Отзвуки мултанского дела Кони чувствовал еще долго. Летом 1896 года Анатолий Федорович, отдыхая в Швейцарии, писал К. К. Арсеньеву о нападках на него одного из своих недругов — Игнатия Платоновича Закревского: «Хороша и ст[атья! его о Мултанском деле! Надо заметить, что ему как persona grata в М-ве отлично известны мои столкновения по этому делу. Он повторяет все упреки, деланные мне, — тоже, очевидно, с целью подслужиться…»
Закревский поместил свою статью «К мултанскому делу» в «Юридической газете».
Поводом для этого письма стало полученное Кони известие о том, что Закревский стал автором «Вестника Европы». «Признаюсь, я не очень завидую «В. Е.», которому грозит честь иметь сотрудником такого г-на!» — сетовал Анатолий Федорович.
Кони — П. А. Гейдену:
23 ноября 1896 г.
«Дорогой друг Петр Александрович.
Пишу тебе совершенно секретно по неожиданному, вероятно, для тебя поводу, который, во всяком случае, прошу тебя сохранить между нами.

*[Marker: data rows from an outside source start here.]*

template <int NPA, int EB, bool X1, bool STATS = false>
__device__ __forceinline__ void conv_halo_body(const ConvArgs& a) {
    constexpr int NL = 3;
    extern __shared__ __attribute__((aligned(16))) float hs_smem[];
    char* lds = (char*)hs_smem;
    constexpr int ABUF = NPA * 8 * 1024;
    constexpr int ASTRIDE = ABUF + 128;
    constexpr int A0 = HS_BRING_BYTES;
    const SmirkConvDesc& d = a.d;
    const int tid = threadIdx.x, lane = tid & 63, wave = tid >> 6;
    const int swave = __builtin_amdgcn_readfirstlane(wave);
    const int wm = wave >> 1, wn = wave & 1;
    const int group = swave >> 2;
    const int ntn = a.N / HS_BN;
    const int logical = xcd_logical(blockIdx.x, gridDim.x);
    const int m0 = (logical / ntn) * HS_BM, n0 = (logical % ntn) * HS_BN;
    const int W = d.W, HW = d.H * d.W;
    const int fr = lane & 31, hb = lane >> 5;

    if (tid < 64) *(float*)(lds + A0 + (tid >> 5) * ASTRIDE + ABUF + (tid & 31) * 4) = 0.f;

    unsigned tabA[9];
    unsigned bB[2];
#pragma unroll
    for (int j = 0; j < 2; ++j) bB[j] = (unsigned)hs_b_off((wn * 2 + j) * 32 + fr, 0, 2 * hb);

    const int pos = lane & 7, lrow = lane >> 3;
    const unsigned colA16 = (unsigned)(pos ^ ((4 * (swave & 1) + (lrow >> 1)) & 7)) * 16u;
    const int qv0 = m0 - (W + 1) + 8 * swave + lrow;
    const int npix = d.B * HW;
    unsigned voffB[2];
#pragma unroll
    for (int p = 0; p < 2; ++p) {
        const int brow = 8 * (swave + 8 * p) + lrow;
        voffB[p] = ((unsigned)min(n0 + brow, a.N - 1) * (unsigned)a.K + (unsigned)(pos ^ ((brow >> 1) & 7)) * 4u) * 4u;
    }
    const __amdgpu_buffer_rsrc_t rs0 = __builtin_amdgcn_make_buffer_rsrc((void*)a.in0, (short)0, (int)((long long)npix * d.C0 * 4), 0x00020000);
    const __amdgpu_buffer_rsrc_t rs1 = __builtin_amdgcn_make_buffer_rsrc((void*)(d.C1 > 0 ? a.in1 : a.in0), (short)0,
                                                                         (int)((long long)npix * (d.C1 > 0 ? d.C1 : d.C0) * 4), 0x00020000);
    const __amdgpu_buffer_rsrc_t rsw = __builtin_amdgcn_make_buffer_rsrc((void*)a.w, (short)0, (int)((long long)a.N * a.K * 4), 0x00020000);
    const int sh0 = 31 - __builtin_clz((unsigned)d.C0) + 2, sh1 = d.C1 > 0 ? 31 - __builtin_clz((unsigned)d.C1) + 2 : sh0;
    const int ncc = (d.C0 + d.C1) / CV_BK;

    auto dmaA = [&](int cc, int abase, auto kc) {
        constexpr int KP = decltype(kc)::value;
        const int c0 = cc * CV_BK;
        const bool s1 = c0 >= d.C0;
        const int q = qv0 + 64 * KP;
        unsigned vo = ((unsigned)q << (s1 ? sh1 : sh0)) + colA16;
        vo = ((unsigned)q < (unsigned)npix) ? vo : 0x80000000u;
        const int so = (s1 ? c0 - d.C0 : c0) * 4;
        char* dst = lds + abase + (swave + 8 * KP) * 1024;
        if (s1) __builtin_amdgcn_raw_ptr_buffer_load_lds(rs1, (hs_lptr_t)dst, 16, vo, so, 0, 0);
        else __builtin_amdgcn_raw_ptr_buffer_load_lds(rs0, (hs_lptr_t)dst, 16, vo, so, 0, 0);
    };
    auto dmaB1 = [&](int cc, auto tapc, auto stc, auto pc) {
        constexpr int TAP = decltype(tapc)::value, ST = decltype(stc)::value, P = decltype(pc)::value;
        const int so = (TAP * a.Cin + cc * CV_BK) * 4;
        __builtin_amdgcn_raw_ptr_buffer_load_lds(rsw, (hs_lptr_t)(lds + (((swave + 8 * P) * HS_NSTAGE + ST) << 10)), 16, voffB[P], so, 0, 0);
    };
    auto dmaB = [&](int cc, auto tapc, auto stc) {
        dmaB1(cc, tapc, stc, hs_ic<0>{});
        dmaB1(cc, tapc, stc, hs_ic<1>{});
    };

    f32x16 acc0[2][2], acc1[2][2];
#pragma unroll
    for (int i = 0; i < 2; ++i)
#pragma unroll
        for (int j = 0; j < 2; ++j)
#pragma unroll
            for (int r = 0; r < 16; ++r) { acc0[i][j][r] = 0.f; acc1[i][j][r] = 0.f; }
    half8 ah[2][2], al[2][2], bh[2][2], bl[2][2];

    auto body = [&](int cc, int acur, int anext, auto tapc) {
        constexpr int TAP = decltype(tapc)::value, ST = TAP % 3;
        {
            const unsigned t = tabA[TAP];
            const unsigned a0 = (t & 0xffffu) + (unsigned)acur, a1 = (t >> 16) + (unsigned)acur;
            ah[0][0] = *(const half8*)(lds + a0);
            ah[1][0] = *(const half8*)(lds + (a0 ^ 64u));
            ah[0][1] = *(const half8*)(lds + a1);
            ah[1][1] = *(const half8*)(lds + (a1 ^ 64u));
            if constexpr (!X1) {
                al[0][0] = *(const half8*)(lds + (a0 ^ 16u)); al[1][0] = *(const half8*)(lds + (a0 ^ 80u));
                al[0][1] = *(const half8*)(lds + (a1 ^ 16u)); al[1][1] = *(const half8*)(lds + (a1 ^ 80u));
            }
#pragma unroll
            for (int j = 0; j < 2; ++j) {
                const unsigned b0 = bB[j];
                bh[0][j] = *(const half8*)(lds + b0 + ST * 1024);
                bh[1][j] = *(const half8*)(lds + (b0 ^ 64u) + ST * 1024);
                if constexpr (!X1) {
                    bl[0][j] = *(const half8*)(lds + (b0 ^ 16u) + ST * 1024);
                    bl[1][j] = *(const half8*)(lds + (b0 ^ 80u) + ST * 1024);
                }
            }
        }
        constexpr int T2 = (TAP + 2) % 9;
        constexpr int HASA = TAP < NPA ? 1 : 0, NDMA = 2 + HASA, NLD = NL < NDMA ? NL : NDMA;
        const int ccA = min(cc + 1, ncc - 1), ccB = min(cc + (TAP + 2 >= 9 ? 1 : 0), ncc - 1);
        auto dma = [&](auto kc) {
            constexpr int K = decltype(kc)::value;
            if constexpr (HASA && K == 0) dmaA(ccA, anext, hs_ic<(TAP < NPA ? TAP : 0)>{});
            else dmaB1(ccB, hs_ic<T2>{}, hs_ic<T2 % 3>{}, hs_ic<K - HASA>{});
        };
        if constexpr (NLD > 0) dma(hs_ic<0>{});
        if constexpr (NLD > 1) dma(hs_ic<1>{});
        if constexpr (NLD > 2) dma(hs_ic<2>{});
        if constexpr (NLD == 3) asm volatile("s_waitcnt vmcnt(3) lgkmcnt(0)" ::: "memory");
        else if constexpr (NLD == 2) asm volatile("s_waitcnt vmcnt(2) lgkmcnt(0)" ::: "memory");
        else if constexpr (NLD == 1) asm volatile("s_waitcnt vmcnt(1) lgkmcnt(0)" ::: "memory");
        else asm volatile("s_waitcnt vmcnt(0) lgkmcnt(0)" ::: "memory");
        __builtin_amdgcn_sched_barrier(0);
        __builtin_amdgcn_s_barrier();
        __builtin_amdgcn_sched_barrier(0);
        __builtin_amdgcn_s_setprio(1);
        auto mm_dma = [&](auto gc) {
            constexpr int G = decltype(gc)::value;
            if constexpr (NLD + G < NDMA) {
                __builtin_amdgcn_sched_barrier(0);
                dma(hs_ic<(NLD + G < NDMA ? NLD + G : 0)>{});
                __builtin_amdgcn_sched_barrier(0);
            }
        };
        auto mblock = [&](auto bc) {
            constexpr int BK = decltype(bc)::value;
#pragma unroll
            for (int j = 0; j < 2; ++j)
#pragma unroll
                for (int i = 0; i < 2; ++i) {
                    if constexpr (BK == 0) acc0[i][j] = __builtin_amdgcn_mfma_f32_32x32x16_f16(ah[0][i], bh[0][j], acc0[i][j], 0, 0, 0);
                    if constexpr (BK == 1 && !X1) acc1[i][j] = __builtin_amdgcn_mfma_f32_32x32x16_f16(ah[0][i], bl[0][j], acc1[i][j], 0, 0, 0);
// ... 10 lines not shown
        };
        mblock(hs_ic<0>{});
        mm_dma(hs_ic<0>{});
        mblock(hs_ic<1>{});
        mm_dma(hs_ic<1>{});
        mblock(hs_ic<2>{});
        mm_dma(hs_ic<2>{});
        mblock(hs_ic<3>{});
        if constexpr (EB == 8) hand_over();
        mblock(hs_ic<4>{});
        if constexpr (EB == 4) hand_over();
        mblock(hs_ic<5>{});
        __builtin_amdgcn_s_setprio(0);
        if constexpr (EB == 0) hand_over();
        else __builtin_amdgcn_sched_barrier(0);
    };

    dmaA(0, A0, hs_ic<0>{}); dmaA(0, A0, hs_ic<1>{}); dmaA(0, A0, hs_ic<2>{}); dmaA(0, A0, hs_ic<3>{}); dmaA(0, A0, hs_ic<4>{});
    if constexpr (NPA > 5) dmaA(0, A0, hs_ic<5>{});
    dmaB(0, hs_ic<0>{}, hs_ic<0>{});
    dmaB(0, hs_ic<1>{}, hs_ic<1>{});
    __builtin_amdgcn_sched_barrier(0);
    {
        unsigned ent[2][9];
#pragma unroll
        for (int i = 0; i < 2; ++i) {
            const int rl = (wm * 2 + i) * 32 + fr;
            const int m = m0 + rl;
            const int b = m / HW, rem = m - b * HW, y = rem / W, x = rem - y * W;
#pragma unroll
            for (int t = 0; t < 9; ++t) {
                int dy = t / 3 - 1, dx = t % 3 - 1;
                bool zero = m >= a.M;
                if (d.pad_mode == SMIRK_PAD_REFLECT) {
                    if (y + dy < 0 || y + dy >= d.H) dy = -dy;
                    if (x + dx < 0 || x + dx >= W) dx = -dx;
                } else {
                    zero = zero || y + dy < 0 || y + dy >= d.H || x + dx < 0 || x + dx >= W;
                }
                const int p = rl + (W + 1) + dy * W + dx;
                const unsigned off = (unsigned)p * 128u + (unsigned)(((2 * hb) ^ ((p >> 1) & 7)) << 4);
                ent[i][t] = zero ? (unsigned)ABUF : off;
            }
        }
#pragma unroll
        for (int t = 0; t < 9; ++t) tabA[t] = ent[0][t] | (ent[1][t] << 16);
    }
    asm volatile("s_waitcnt vmcnt(2) lgkmcnt(0)" ::: "memory");
    __builtin_amdgcn_s_barrier();
    __builtin_amdgcn_sched_barrier(0);
    if (group == 1) __builtin_amdgcn_s_barrier();
    for (int cc = 0; cc < ncc; ++cc) {
        const int acur = A0 + (cc & 1) * ASTRIDE, anext = A0 + ((cc + 1) & 1) * ASTRIDE;
        body(cc, acur, anext, hs_ic<0>{}); body(cc, acur, anext, hs_ic<1>{}); body(cc, acur, anext, hs_ic<2>{});
        body(cc, acur, anext, hs_ic<3>{}); body(cc, acur, anext, hs_ic<4>{}); body(cc, acur, anext, hs_ic<5>{});
        body(cc, acur, anext, hs_ic<6>{}); body(cc, acur, anext, hs_ic<7>{}); body(cc, acur, anext, hs_ic<8>{});
    }
    asm volatile("s_waitcnt vmcnt(0)" ::: "memory");
    float* ebuf = hs_smem + wave * 32 * HS_EPI_LD;
    constexpr int GPR = 8, ITEMS = 32 * GPR / 64;
    const int eg = lane & 7, erow = lane >> 3;
    const int en = n0 + wn * 64 + eg * 8;
    f32x4 sc0 = {1.f, 1.f, 1.f, 1.f}, sc1 = sc0, sf0 = {0.f, 0.f, 0.f, 0.f}, sf1 = sf0;
    if (a.scale) { sc0 = *(const f32x4*)(a.scale + en); sc1 = *(const f32x4*)(a.scale + en + 4); }
    if (a.shift) { sf0 = *(const f32x4*)(a.shift + en); sf1 = *(const f32x4*)(a.shift + en + 4); }
    half8 resh[2][ITEMS], resl[2][ITEMS];
    if (a.residual) {
#pragma unroll
        for (int i = 0; i < 2; ++i)
#pragma unroll
            for (int it = 0; it < ITEMS; ++it) {
                const int m = min(m0 + (wm * 2 + i) * 32 + it * 8 + erow, a.M - 1);
                const size_t o = (size_t)m * d.Cout + en;
                resh[i][it] = *(const half8*)(a.residual + o);
                resl[i][it] = *(const half8*)(a.residual + o + 4);
            }
    }
    __builtin_amdgcn_sched_barrier(0);
    if (group == 0) __builtin_amdgcn_s_barrier();
    __builtin_amdgcn_s_barrier();

    SmirkRangeAcc rng;
    float st1[2] = {0.f, 0.f}, st2[2] = {0.f, 0.f};
#pragma unroll
    for (int i = 0; i < 2; ++i) {
#pragma unroll
        for (int j = 0; j < 2; ++j) {
            float x16[16];
#pragma unroll
            for (int r = 0; r < 16; ++r) {
                x16[r] = X1 ? acc0[i][j][r] : acc0[i][j][r] + acc1[i][j][r] * (1.0f / 2048.0f);
                ebuf[mfma32_row(r, lane) * HS_EPI_LD + j * 32 + fr] = x16[r];
            }
            if constexpr (STATS) stats_block(x16, lane, a.M - (m0 + (wm * 2 + i) * 32), st1[j], st2[j]);
        }
        asm volatile("s_waitcnt lgkmcnt(0)" ::: "memory");
#pragma unroll
        for (int it = 0; it < ITEMS; ++it) {
            const int row = it * 8 + erow;
            const int m = m0 + (wm * 2 + i) * 32 + row;
            if (m < a.M) {
                float v[8];
                *(f32x4*)v = *(const f32x4*)(ebuf + row * HS_EPI_LD + eg * 8);
                *(f32x4*)(v + 4) = *(const f32x4*)(ebuf + row * HS_EPI_LD + eg * 8 + 4);
                const size_t o = (size_t)m * d.Cout + en;
                if (a.scale) {
#pragma unroll
                    for (int q = 0; q < 4; ++q) { v[q] *= sc0[q]; v[4 + q] *= sc1[q]; }
                }
                if (a.shift) {
#pragma unroll
                    for (int q = 0; q < 4; ++q) { v[q] += sf0[q]; v[4 + q] += sf1[q]; }
                }
                if (a.residual) {
#pragma unroll
                    for (int q = 0; q < 8; ++q) v[q] += join1(resh[i][it][q], resl[i][it][q]);
                }
                if (d.act == SMIRK_ACT_RELU) {
#pragma unroll
                    for (int q = 0; q < 8; ++q) v[q] = fmaxf(v[q], 0.f);
                }
                half8 hi, lo;
                split8(v, hi, lo, rng);
                *(half8*)(a.out + o) = hi;
                *(half8*)(a.out + o + 4) = lo;
            }
        }
        asm volatile("s_waitcnt lgkmcnt(0)" ::: "memory");
    }
    rng.commit();
    if constexpr (STATS) {
        float* prow = a.stats + (size_t)((m0 / HS_BM) * 4 + wm) * a.N * 2;
#pragma unroll
        for (int j = 0; j < 2; ++j) {
            const float t1 = stats_pair(st1[j]), t2 = stats_pair(st2[j]);
            const int n = n0 + wn * 64 + j * 32 + fr;
            if ((lane >> 5) == 0) { prow[n * 2] = t1; prow[n * 2 + 1] = t2; }
        }
    }
}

Ты знаешь, что более года как я подвергаюсь разным инсинуациям и злословию со стороны сенатора Закревского, вполне презренной личности, думающей, по-видимому, этим путем снискать себе сочувствие. Я отвечал на все его печатные выходки презрительным молчанием и лишь избегал встречи с ним. Но вчера вечером, в заседании комиссии о суде присяжных под председательством Муравьева, я вынужден был встретить этого прохвоста, и он имел нахальство развязно подойти ко мне и протянуть мне руку. Я ему своей не подал… Произошло это при свидетелях и имело, как мне кажется, очень выразительный характер. Он весь передернулся и вскоре удалился из комиссии. С моей точки зрения, то, что я считал необходимым сделать, — очень оскорбительно — и если бы кто-нибудь позволил себе это против меня, я послал бы ему вызов.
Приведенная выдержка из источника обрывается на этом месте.